American University
Beirut, Syria
December 28, 1938Dear Miss Turner,
Always when I pick up a pen to answer one of your letters I figuratively fit a finer point and survey the sheet with an eye to finer spacing than is my wont. By the last paragraph the words and the sentences have a tendency to slouch in a manner characteristic of my everyday scrawls. What little precision there is in my doings had its main prompting in the old Zo [sic] building.
It is the season for casting up accounts. Your letter has set me thinking. The profound discouragement coming out of any thought of world affairs has no counter force of profound encouragement. I've grown to explain the recurring dulling of the world's beauty with the thought that perhaps all people in growing up meet disillusionment. To morrow [sic] I shall be forty and cheerful at that. It maybe that it is hiding from reality to refuse to accept the horror of Germany today as an expression of a world gone wrong. My device is to take comfort in the thought that the people of Germany are just like other people, and are perhaps by and large not so overwhelmed singly as they have a right to be. When my brother Phil lay paralyzed for those long months in 1917-18, I used to think of the battle fields and that suffering of his multiplied again and again, and the only smallest comfort was to realize that one person could only suffer one persons [sic] pain. In looking at the plight of the Jews - the only thought. No, I don't suppose any thought is comforting. Even here in this centre of broad thinking I am conscious that I as the head of a group am not allowed to do what I would like to do (to) in the admission of students to our school. There is a family here, very close to me, a German Jew & his non Jewish wife. Their home is under the shadow. I asked Anna if little Suzanne would be celebrating Christmas and she said "We have no spirit for that this year" But they gave gifts and received them and made Christmas morning calls. All this is fuzzy expression. It comes to perhaps a summary of the attitude I take of forgetting the whole in my concern for a part of today's scene.
Christmas Eve party at the nurses home will stay with me for many a day. 60 girls of a dozen nations, all content to be with each other, Turkish Moslems who wept all day when Ataturk died, Jewesses whos cousins & brothers have died on the Jaffa road, Syrians and Armenians, Greeks, and Persians, all radiant and merry singing Adeste Fidelis and Silent Night from the bottoms of their hearts & going out with candles under the Syrian sky to sing at the homes of the doctors, Moselm, Jew, and Christian without regard. So I take comfort in details and know that from these days as student nurses, these girls lives will have some corners for warm happy memories. We have letters at this time of year from Egypt, Iraq, Cyprus and other places and the girls always say, "If I were only at Dale Home for Christmas Eve."

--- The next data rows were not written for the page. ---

#ifndef KIN_LAUNCH_NAME
#define KIN_LAUNCH_NAME pg_launch_kinship
#endif
int KIN_LAUNCH_NAME(pg_ctx *ctx, const double *G, int64_t p, int n, int64_t ld, double *S,
                      bool add_intercept, int kid, bool allow_fuse) {
#if KIN_WAVES_DEF == 16
    if (n <= 64) return pg_launch_kinship_w8(ctx, G, p, n, ld, S, add_intercept, kid, allow_fuse);
#endif

    PG_CHECK(ctx, G && S, "kinship: null pointer");
    PG_CHECK(ctx, p > 0 && n > 0, "kinship: need p > 0 and n > 0 (p=%lld n=%d)", (long long)p, n);
    PG_CHECK(ctx, ld >= n && (ld % 2) == 0, "kinship: ld (%lld) must be even and >= n (%d)",
             (long long)ld, n);
    PG_CHECK(ctx, (reinterpret_cast<uintptr_t>(G) & 15) == 0, "kinship: G must be 16-byte aligned");
    PG_HIP(ctx, hipSetDevice(ctx->device));
    const int cus = ctx->cus;

    KinParams P;
    P.G = G; P.p = p; P.ld = ld; P.n = n;
    P.T = (n + 15) / 16;
    P.npad = P.T * 16;
    if (P.T <= 13) { P.Tb = P.T; P.nb = 1; }
    else { P.Tb = 8; P.nb = (P.T + 7) / 8; }
    P.merged = (P.nb >= 4 || (P.nb == 2 && P.T >= 15)) ? 1 : 0;
    if (!P.merged && P.nb >= 2 && P.nb <= 3) {
        double best = 1e30;
        int best_tb = P.Tb;
        for (int tb = (P.T + P.nb - 1) / P.nb; tb <= 8; ++tb) {
            double units = 0.0;
            for (int bi = 0; bi < P.nb; ++bi)
                for (int bj = bi; bj < P.nb; ++bj) {
                    const int Ta = std::min(tb, P.T - bi * tb), Tbb = std::min(tb, P.T - bj * tb);
                    if (Ta <= 0 || Tbb <= 0) { units += 1e6; continue; }
                    const int tiles = bi == bj ? Ta * (Ta + 1) / 2 : Ta * Tbb;
                    units += std::max(KIN_PAIR_FLOOR, (double)((tiles + KIN_WAVES - 1) / KIN_WAVES));
                }
            if (units <= best) { best = units; best_tb = tb; }
        }
        P.Tb = best_tb;
    }
    P.split = (P.merged && P.nb == 2) ? 2 : 1;
    const int npairs = (P.merged ? P.nb * (P.nb - 1) / 2 : P.nb * (P.nb + 1) / 2) * P.split;
    int nslab = cus / npairs;
    if (nslab < 1) nslab = 1;
    const int64_t max_slabs = (p + KIN_KC - 1) / KIN_KC;
    if (nslab > max_slabs) nslab = (int)max_slabs;
    P.loci_per_wg = (p + nslab - 1) / nslab;
    P.loci_per_wg = (P.loci_per_wg + KIN_KC - 1) / KIN_KC * KIN_KC;
    const int64_t max_loci_per_wg = ((int64_t)0xFFFFFFF0 / (ld * 8)) / KIN_KC * KIN_KC - KIN_KC;
    if (P.loci_per_wg > max_loci_per_wg) P.loci_per_wg = max_loci_per_wg;
    nslab = (int)((p + P.loci_per_wg - 1) / P.loci_per_wg);

    P.npairs = npairs; P.nslab = nslab;
    P.skip_dead = P.nb <= 2 ? 1 : 0;
    P.xcd_spx = 0;
    if (npairs > 1 && cus % 8 == 0) {
        const int spx = (cus / 8) / npairs;
        if (spx >= 1 && 8 * spx <= nslab) P.xcd_spx = spx;
    }
    for (int q = 0; q < 6; ++q) { P.wq_n[q] = 0; P.wq_first[q] = 0; P.wq_len[q] = 0; }
    KinCounts KC;
    KC.blk = 0; KC.nb = P.nb;
    for (int q = 0; q < 6; ++q) KC.n[q] = 0;
    int grid1d = 0;
    if (P.nb >= 2 && P.nb <= 3 && !P.merged) {
        double wgt[6], wsum = 0.0;
        int q = 0;
        for (int bi = 0; bi < P.nb; ++bi)
            for (int bj = bi; bj < P.nb; ++bj, ++q) {
                const int Ta = std::min(P.Tb, P.T - bi * P.Tb), Tbb = std::min(P.Tb, P.T - bj * P.Tb);
                const int tiles = bi == bj ? Ta * (Ta + 1) / 2 : Ta * Tbb;
                wgt[q] = std::max(KIN_PAIR_FLOOR, (double)((tiles + KIN_WAVES - 1) / KIN_WAVES)) + 0.35;
                wsum += wgt[q];
            }
        int used = 0;
        for (q = 0; q < npairs; ++q) { P.wq_n[q] = std::max(1, (int)(cus * wgt[q] / wsum)); used += P.wq_n[q]; }
        for (int left = cus - used; left > 0; --left) {
            int best = 0;
            for (q = 1; q < npairs; ++q)
                if (wgt[q] / P.wq_n[q] > wgt[best] / P.wq_n[best]) best = q;
            ++P.wq_n[best];
        }
        int first = 0, maxn = 0;
        for (q = 0; q < npairs; ++q) {
            int64_t len = (p + P.wq_n[q] - 1) / P.wq_n[q];
            len = (len + KIN_KC - 1) / KIN_KC * KIN_KC;
            if (len > max_loci_per_wg) len = max_loci_per_wg;
            P.wq_len[q] = len;
            P.wq_n[q] = (int)((p + len - 1) / len);
            P.wq_first[q] = first;
            first += P.wq_n[q];
            maxn = std::max(maxn, P.wq_n[q]);
            KC.n[q] = P.wq_n[q];
        }
        grid1d = first;
        nslab = maxn;
        P.nslab = nslab;
        P.xcd_spx = 0;
        P.skip_dead = 0;
        KC.blk = P.Tb * 16;
    }
    const size_t slab_bytes = (size_t)nslab * P.npad * P.npad * sizeof(double);
    int rc = pg_ws_reserve(ctx, slab_bytes);
    if (rc) return rc;
    P.slabs = static_cast<double *>(ctx->ws.get());

    int ldsld = (P.nb == 1) ? P.Tb * 16 : 2 * P.Tb * 16;
    if ((ldsld & 31) != 16) ldsld += 16;
    const size_t fuse_lds = (size_t)2 * KIN_KC * ldsld * 8 + ((size_t)KIN_FUSE_MAXK * 256 + (size_t)KIN_WAVES * 4 * 64) * 8;
    const bool fuse = allow_fuse && fuse_lds <= 160 * 1024 && P.nb == 1 && ctx->ph_n == n && ctx->ph_k >= 1 && ctx->ph_k <= KIN_FUSE_MAXK &&
                      ctx->ph_ytil_dev != nullptr;
    P.ytil = nullptr; P.spec = nullptr; P.k = 0;
    ctx->spec_valid = false;
    if (fuse) {
        const size_t need = (size_t)p * (2 + ctx->ph_k) * sizeof(double);
        const int rrc = ctx->spec_dev.reserve(ctx, need, "kinship");
        if (rrc) return rrc;
        P.ytil = ctx->ph_ytil_dev; P.spec = ctx->spec_dev; P.k = ctx->ph_k;
    }
    const size_t shmem = (size_t)2 * KIN_KC * ldsld * sizeof(double) + (fuse ? ((size_t)KIN_FUSE_MAXK * 256 + (size_t)KIN_WAVES * 4 * 64) * sizeof(double) : 0);
    const int max_cols = (P.nb == 1) ? P.Tb * 16 : 2 * P.Tb * 16;
    PG_CHECK(ctx, KIN_KC * (max_cols / 2) <= KIN_PPT * KIN_THREADS, "kinship: staging overflow");
    const bool spec13 = (P.nb == 1 && P.T == 13);
    auto launch = [&](auto kern) -> hipError_t {
        hipError_t e = hipFuncSetAttribute(reinterpret_cast<const void *>(kern),
                                           hipFuncAttributeMaxDynamicSharedMemorySize, (int)shmem);
        if (e != hipSuccess) return e;
        if (grid1d) hipLaunchKernelGGL(kern, dim3(grid1d), dim3(KIN_THREADS), shmem, ctx->stream, P);
        else if (P.xcd_spx) hipLaunchKernelGGL(kern, dim3(8 * ((P.xcd_spx * npairs) + ((nslab - 8 * P.xcd_spx) * npairs + 7) / 8)), dim3(KIN_THREADS), shmem,
                                          ctx->stream, P);
        else hipLaunchKernelGGL(kern, dim3(nslab, npairs), dim3(KIN_THREADS), shmem, ctx->stream, P);
        return hipSuccess;
    };
    pg_prof_begin(ctx, kid);
    hipError_t le;
    auto pick = [&](auto fz) -> hipError_t {
        constexpr bool FZ = decltype(fz)::value;
        if (!spec13) return P.skip_dead ? launch(k_kinship_syrk<FZ, false, 0, true>) : launch(k_kinship_syrk<FZ, false, 0, false>);
        return n <= 200 ? launch(k_kinship_syrk<FZ, true, 3>) : launch(k_kinship_syrk<FZ, true, 1>);
    };
    le = fuse ? pick(std::true_type{}) : pick(std::false_type{});
    PG_HIP(ctx, le);
    pg_prof_end(ctx);
    if (fuse) {
        ctx->spec_G = G; ctx->spec_p = p; ctx->spec_ld = ld; ctx->spec_n = n; ctx->spec_k = ctx->ph_k;
        ctx->spec_valid = true;
    }
    PG_HIP(ctx, hipGetLastError());
    pg_prof_begin(ctx, PG_K_KINSHIP_REDUCE);
    hipLaunchKernelGGL(k_kinship_reduce, dim3((n + 63) / 64, n), dim3(256), 0, ctx->stream,
                       P.slabs, nslab, P.npad, n, add_intercept ? 1.0 : 0.0, S, KC);
    pg_prof_end(ctx);
    PG_HIP(ctx, hipGetLastError());
    return PG_OK;
}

It may be too subjective an attitude to take, but once or twice in my life I have been completely disillusioned (there's the word again) and have wriggled out of the dilemma by deciding that what I had believed in in the persons concerned was itself good & however wrong my calculated judgement, that faith was real. Poor reasoning perhaps, but a help in living.
Once you said that one's work is an abiding comfort, not those words, but that idea. My work, as I see it, has the power to stand by me, because of the people & the personal contacts of which it is made. I'm not very good at anything specifically - my studying is slipshod and my ambitions peter out and I talk too much - but here and there there has been a person whose life has touched mine and the value of my work has been in such realities. Maybe I'm alibiing, not entirely though.

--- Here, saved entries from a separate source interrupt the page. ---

@@ -174,6 +180,8 @@
   constexpr bool CARRY = LOOP && BUILD == 3 && TDS_OCT_CARRY != 0;
   constexpr bool TOP_EARLY = LOOP && BUILD == 3 && TDS_OCT_TOP_EARLY != 0;
   constexpr bool SPLIT_LOOP = CARRY || TOP_EARLY || (LOOP && BUILD == 3 && TDS_OCT_SPLIT_LOOP != 0);
+  constexpr bool POSES_LATE = LOOP && BUILD == 3 && TDS_OCT_POSES_LATE != 0;
+  constexpr bool HELP_SCHUR = LOOP && BUILD == 3 && TDS_OCT_HELP_SCHUR != 0;
   constexpr int nq = 14, nd = 14, adim = 8, in_dim = nq + nd + adim + 3, w_obs = nq + nd + 2;
   constexpr int NT = W2 ? 128 : 64;
   T *const CT = sm + 8 * O.stride;
@@ -634,7 +642,7 @@
     }
     OCT_STAMP(8, na);
   };
-  auto help_poses = [&]() {
+  auto help_poses_head = [&]() {
     OCT_MARK("help_signal_poses");
     if constexpr (LOOP) {
       if (ctl.act_pool != nullptr && !last) xr[nq + nd + lane] = next_act;
@@ -643,6 +651,9 @@
         else tds_signal_slot(ctl, (o_slot == 0 ? ctl.obs_slots : o_slot) - 1);
       }
     }
+  };
+  auto help_poses_tail = [&]() {
+    if constexpr (POSES_LATE) OCT_MARK("help_poses_late");
     TR *yo, *yo2;
     int yend, yend2;
     y_where(yo, yo2, yend, yend2);
@@ -678,6 +689,10 @@
     }
     OCT_MARK("help_np_end");
     OCT_STAMP(9, na);
+  };
+  auto help_poses = [&]() {
+    help_poses_head();
+    help_poses_tail();
   };
 
   auto main_dyn = [&]() {
@@ -814,6 +829,36 @@
     }
     OCT_STAMP(3, Lc[5]);
   };
+  auto help_schur = [&]() {
+    OCT_MARK("help_schur");
+    const T *const lcw = E + O.lcw;
+    const T *const wl = E + O.xs;
+    T *const Ssum = E + O.fac;
+    const int code = (int)CL[TB::SCHUR];
+    T la[3][8], wa[3][8];
+    int ee[3];
+#pragma unroll
+    for (int pass = 0; pass < 3; ++pass) {
+      const int rc = (code >> (6 * pass)) & 63;
+      const int r = rc >> 3, rp = rc & 7;
+      ee[pass] = (r * (r + 1)) / 2 + rp;
+#pragma unroll
+      for (int l = 0; l < 8; ++l) {
+        la[pass][l] = lcw[l * OctLds::LCW + r];
+        wa[pass][l] = wl[l * 6 + rp];
+      }
+    }
+    __builtin_amdgcn_sched_barrier(0);
+#pragma unroll
+    for (int pass = 0; pass < 3; ++pass) {
+      T acc = T(0);
+#pragma unroll
+      for (int l = 0; l < 8; ++l) acc += la[pass][l] * wa[pass][l];
+      Ssum[ee[pass]] = acc;
+    }
+    OCT_MARK("help_schur_end");
+    OCT_STAMP(14, na);
+  };
   auto main_dyn2 = [&]() {
     OCT_MARK("main_schur");
     const T ax3[6] = {T(1), T(0), T(0), pA3[0], pA3[1], pA3[2]}, ax4[6] = {A4[0], A4[1], A4[2], pA4[0], pA4[1], pA4[2]},
@@ -837,7 +882,15 @@
       times_inertia(It, ax5, F5);
       Sm[15] = F5[3]; Sm[16] = F5[4]; Sm[17] = F5[5]; Sm[18] = dot6(ax5, F3); Sm[19] = dot6(ax5, F4); Sm[20] = dot6(ax5, F5);
     };
-    {
+    if constexpr (HELP_SCHUR) {
+      __builtin_amdgcn_sched_barrier(0);
+      root_block_a1();
+      root_block_a2();
+      root_block_b();
+      __builtin_amdgcn_sched_barrier(0);
+      OCT_MARK("main_wait_schur");
+      OCT_BAR_T(36);
+    } else {
       const T *const lcw = E + O.lcw;
       const T *const wl = E + O.xs;
       T *const Ssum = E + O.fac;
@@ -1496,12 +1549,21 @@
       RowRegs rw = {};
       if (NA > 0) rows_geom(0, 0, rw);
       OCT_BAR_T(42);
-      if (NA > 0) {
-        rows_leg(0, rw);
-        rows_park(rw);
-      }
-      help_poses();
-      if (NA > 0) rows_fetch(rw);
+      if constexpr (HELP_SCHUR) {
+        help_schur();
+        OCT_BAR_T(52);
+      }
+      if constexpr (POSES_LATE) {
+        if (NA > 0) rows_leg(0, rw);
+        help_poses_head();
+      } else {
+        if (NA > 0) {
+          rows_leg(0, rw);
+          rows_park(rw);
+        }
+        help_poses();
+        if (NA > 0) rows_fetch(rw);
+      }
       OCT_BAR_T(44);
       if (tds_oct_help_has_windows(NA, pgs_iters)) {
         help_get_factors();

No, I'm not profoundly discouraged and I can't believe that the bottom has dropped out of civilization, though perhaps I should. I don't suppose we'll eve see a world that has the seeming of the world before the war - of course we wont. [sic] This age with more people in touch with each other than ever before was bound to get into a mess. Out of confusion must come order, because of the essential goodwill of the ordinary man. That doesn't say what I want it to say. But a world can't be a complete hell doomed to every [sic] lasting flames which contains as much "humanity" as this one does.

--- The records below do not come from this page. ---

@@ -124,18 +138,17 @@
             }
         return;
     }
-    pose_backward_block_t(
+    pose_backward_reduce_t(
         [&](int i, float* G) {
             grad16(i, G);
             if (grad_mvp)
 #pragma unroll
                 for (int e = 0; e < 16; e++) grad_mvp[(size_t)i * 16 + e] = G[e];
         },
-        [&](int) { return 0.f; }, tail.K, tail.link_poses, tail.tc_jac, B, L, g.H, g.W, tail.n, tail.f, tail.red, S, red_lds,
-        &la_mine, nls == 32, Js);
+        [&](int) { return 0.f; }, pre.pb, tail.link_poses, B, L, tail.red, S, red_lds, &la_mine, nls == 32, Js, lp_lds);
     __syncthreads();
     if (!tail.defer_adam)
-        pose_adam_apply(st, tail.dof, tail.m, tail.v, tail.step, red_lds, tail.lr, tail.b1, tail.b2, tail.eps, tail.wd,
+        pose_adam_apply(pre.st, tail.dof, tail.m, tail.v, tail.step, red_lds, tail.lr, tail.b1, tail.b2, tail.eps, tail.wd,
                         tail.loss_out, tail.grad_out);
 }
 
diff --git a/easyhec_amd/csrc/ehr_pose_core.h b/easyhec_amd/csrc/ehr_pose_core.h
--- a/easyhec_amd/csrc/ehr_pose_core.h
+++ b/easyhec_amd/csrc/ehr_pose_core.h
@@ -169,34 +169,48 @@
     v += wave_xor<1>(v);
     return v;
 }
-template <class GetG, class GetLoss>
-__device__ __forceinline__ void pose_backward_block_t(GetG get_g, GetLoss get_loss, const float* __restrict__ K,
-                                                      const float* __restrict__ link_poses,
-                                                      const float* __restrict__ tc_jac, int B, int L, int H, int W,
-                                                      float n, float f, float* __restrict__ red, double (*S)[17],
-                                                      float* red_lds, const double* la_pre,
-                                                      bool la_lanes_0_32, float (*Js_lds)[16]) {
-    float (*const Js)[16] = Js_lds;
-    if (threadIdx.x < 96) Js[threadIdx.x >> 4][threadIdx.x & 15] = tc_jac[16 + threadIdx.x];
+struct PoseBwdPre {
+    float Pc[4];
+};
+__device__ __forceinline__ void pose_backward_prefetch(PoseBwdPre& pre, const float* __restrict__ K,
+                                                       const float* __restrict__ link_poses,
+                                                       const float* __restrict__ tc_jac, int B, int L, int H, int W,
+                                                       float n, float f, float (*Js_lds)[16], float* lp_lds) {
+    if (threadIdx.x < 96) Js_lds[threadIdx.x >> 4][threadIdx.x & 15] = tc_jac[16 + threadIdx.x];
     float P[16];
     projection(K, H, W, n, f, P);
     for (int r = 0; r < 4; r++) {
         P[4 * r + 1] = -P[4 * r + 1];
         P[4 * r + 2] = -P[4 * r + 2];
     }
-    const int r = threadIdx.x & 3;
+    for (int k = 0; k < 4; k++) pre.Pc[k] = P[4 * k + (threadIdx.x & 3)];
+    if (lp_lds && (int)threadIdx.x < 4 * min(B * L, 64))
+        reinterpret_cast<float4*>(lp_lds)[threadIdx.x] = reinterpret_cast<const float4*>(link_poses)[threadIdx.x];
+}
+template <class GetG, class GetLoss>
+__device__ __forceinline__ void pose_backward_reduce_t(GetG get_g, GetLoss get_loss, const PoseBwdPre& pre,
+                                                       const float* __restrict__ link_poses, int B, int L,
+                                                       float* __restrict__ red, double (*S)[17], float* red_lds,
+                                                       const double* la_pre, bool la_lanes_0_32, float (*Js_lds)[16],
+                                                       const float* lp_lds) {
+    float (*const Js)[16] = Js_lds;
     double acc[4] = {0.0, 0.0, 0.0, 0.0};
     double la = 0.0;
     for (int i = threadIdx.x >> 2; i < B * L; i += blockDim.x >> 2) {
         float lp[16];
-#pragma unroll
-        for (int k = 0; k < 16; k++) lp[k] = link_poses[(size_t)i * 16 + k];
+        if (lp_lds && i < 64) {
+#pragma unroll
+            for (int k = 0; k < 16; k++) lp[k] = lp_lds[i * 16 + k];
+        } else {
+#pragma unroll
+            for (int k = 0; k < 16; k++) lp[k] = link_poses[(size_t)i * 16 + k];
+        }
         float G[16];
         get_g(i, G);
         float M[4];
         for (int c = 0; c < 4; c++) {
             float s = 0.f;
-            for (int k = 0; k < 4; k++) s = fmaf(P[4 * k + r], G[4 * k + c], s);
+            for (int k = 0; k < 4; k++) s = fmaf(pre.Pc[k], G[4 * k + c], s);
             M[c] = s;
         }
         for (int c = 0; c < 4; c++) {
@@ -237,6 +251,17 @@
         red[threadIdx.x] = rr;
         if (red_lds) red_lds[threadIdx.x] = rr;
     }
+}
+template <class GetG, class GetLoss>
+__device__ __forceinline__ void pose_backward_block_t(GetG get_g, GetLoss get_loss, const float* __restrict__ K,
+                                                      const float* __restrict__ link_poses,
+                                                      const float* __restrict__ tc_jac, int B, int L, int H, int W,
+                                                      float n, float f, float* __restrict__ red, double (*S)[17],
+                                                      float* red_lds, const double* la_pre,
+                                                      bool la_lanes_0_32, float (*Js_lds)[16]) {
+    PoseBwdPre pre;
+    pose_backward_prefetch(pre, K, link_poses, tc_jac, B, L, H, W, n, f, Js_lds, nullptr);
+    pose_backward_reduce_t(get_g, get_loss, pre, link_poses, B, L, red, S, red_lds, la_pre, la_lanes_0_32, Js_lds, nullptr);
 }
 
 __device__ __forceinline__ void pose_backward_block(const float* __restrict__ grad_mvp, const float* __restrict__ loss,
diff --git a/easyhec_amd/csrc/ehr_vbuf.hip b/easyhec_amd/csrc/ehr_vbuf.hip
--- a/easyhec_amd/csrc/ehr_vbuf.hip
+++ b/easyhec_amd/csrc/ehr_vbuf.hip
@@ -39,9 +39,8 @@
 
 enum VbLine {
     VB_LINE_JOB_CURSOR = 0,
-    VB_LINE_COMP_TICKET = VB_LINE_JOB_CURSOR + VB_XCDS,
-    VB_LINE_TOP_TICKET = VB_LINE_COMP_TICKET + VB_XCDS,
-    VB_LINE_SLOW_COUNT,
+    VB_LINE_COMP_ARRIVE = VB_LINE_JOB_CURSOR + VB_XCDS,
+    VB_LINE_SLOW_COUNT = VB_LINE_COMP_ARRIVE + VB_XCDS,
     VB_LINES
 };
 __host__ __device__ __forceinline__ int* vb_line(int* meta, int k) {
@@ -2197,6 +2196,28 @@
     }
 }
 
+struct VbCompParams {
+    VbCompArgs C;
+    StepTail tail;
+};
+typedef const VbCompParams __attribute__((address_space(4)))* VbCompParamsPtr;
+__device__ __forceinline__ VbCompParamsPtr vb_comp_params() {
+    VbCompParamsPtr p = (VbCompParamsPtr)__builtin_amdgcn_kernarg_segment_ptr();
+    asm volatile("" : "+s"(p));
+    return p;
+}
+
+constexpr int VB_FINISH_POLLS = 1 << 21;
+__device__ __forceinline__ int vb_comp_arrivals(int xcd, int per, int nitems, int nfill, int nlbox) {
+    const int share = vb_xcd_share(nitems);
+    const int mine = max(0, min(share, nitems - xcd * share));
+    int n = (mine + 3) >> 2;
+    const int fwg = (nfill + 3) >> 2, lwg = (nlbox + 255) >> 8;
+    n = max(n, fwg > xcd ? vb_xcd_share(fwg - xcd) : 0);
+    n = max(n, lwg > xcd ? vb_xcd_share(lwg - xcd) : 0);
+    return min(n, per);
+}
+
 template <bool TAIL, bool FILL>
 __global__ void __launch_bounds__(256, FILL ? 5 : 6)
 vb_composite_kernel(VbCompArgs C, StepTail tail) {
@@ -2216,27 +2237,49 @@
     __syncthreads();
     const int nwg = gridDim.x, xcd = blockIdx.x & (VB_XCDS - 1);
     vb_composite_items<FILL>(C, s_jbase, s_utile, gpix, xcd, (int)(blockIdx.x >> VB_XCD_BITS) * 4 + wave, (nwg >> VB_XCD_BITS) * 4, nwg);
-    if (!C.do_finish) return;
-    asm volatile("s_waitcnt vmcnt(0)" ::: "memory");
-    __syncthreads();
-    __shared__ int s_last;
-    if (tid == 0) {
-        int last = 0;
-        const int per = nwg >> VB_XCD_BITS;
-        int* const xcd_ticket = vb_line(C.meta, VB_LINE_COMP_TICKET + xcd);
-        int* const top_ticket = vb_line(C.meta, VB_LINE_TOP_TICKET);
-        if (atomicAdd(xcd_ticket, 1) == per - 1) last = atomicAdd(top_ticket, 1) == VB_XCDS - 1;
-        s_last = last;
-    }
-    __syncthreads();
-    if (!s_last) return;
-    if (C.ref_flag && tid == 0 && C.ref_flag[0]) atomicOr(&C.meta[EHR_META_OVERFLOW], 1);
-    __syncthreads();
+    if (!vb_comp_params()->C.do_finish) return;
+    const VbCompParamsPtr Q = vb_comp_params();
+    const int per = nwg >> VB_XCD_BITS;
+    const int nitems = sparse ? min(s_jbase[U], Q->C.sl.jcap) : Q->C.B * Q->C.g.nt;
+    const int nfill = FILL ? Q->C.B * Q->C.g.nt : 0, nlbox = Q->C.lbox_all ? VB_LBOX_STRIDE * Q->C.B_all * Q->C.g.L : 0;
+    const int kblk = (int)(blockIdx.x >> VB_XCD_BITS);
+    const bool finisher = (int)blockIdx.x == nwg - VB_XCDS;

Maybe all this is whistling in the dark.
I believe the next generation of children is going to tackle its problems with more clearsightedness & less humbug. Surely that has been said before.
I'm sitting in bed - the sixth day of an infection of the leg - silly - but apparently not avoidable. Perhaps the hours of relative isolation should be responsible for the many words of this script.
Practically well.
We have one brilliant girl in the September 15. The February class promises to be only moderately large, 8 at best. I'd like 12, or 16.
My best wishes to Charlotte. And I've not even mentioned the lovely print of the Chartre[s] window. You are always better to me than anyone should be.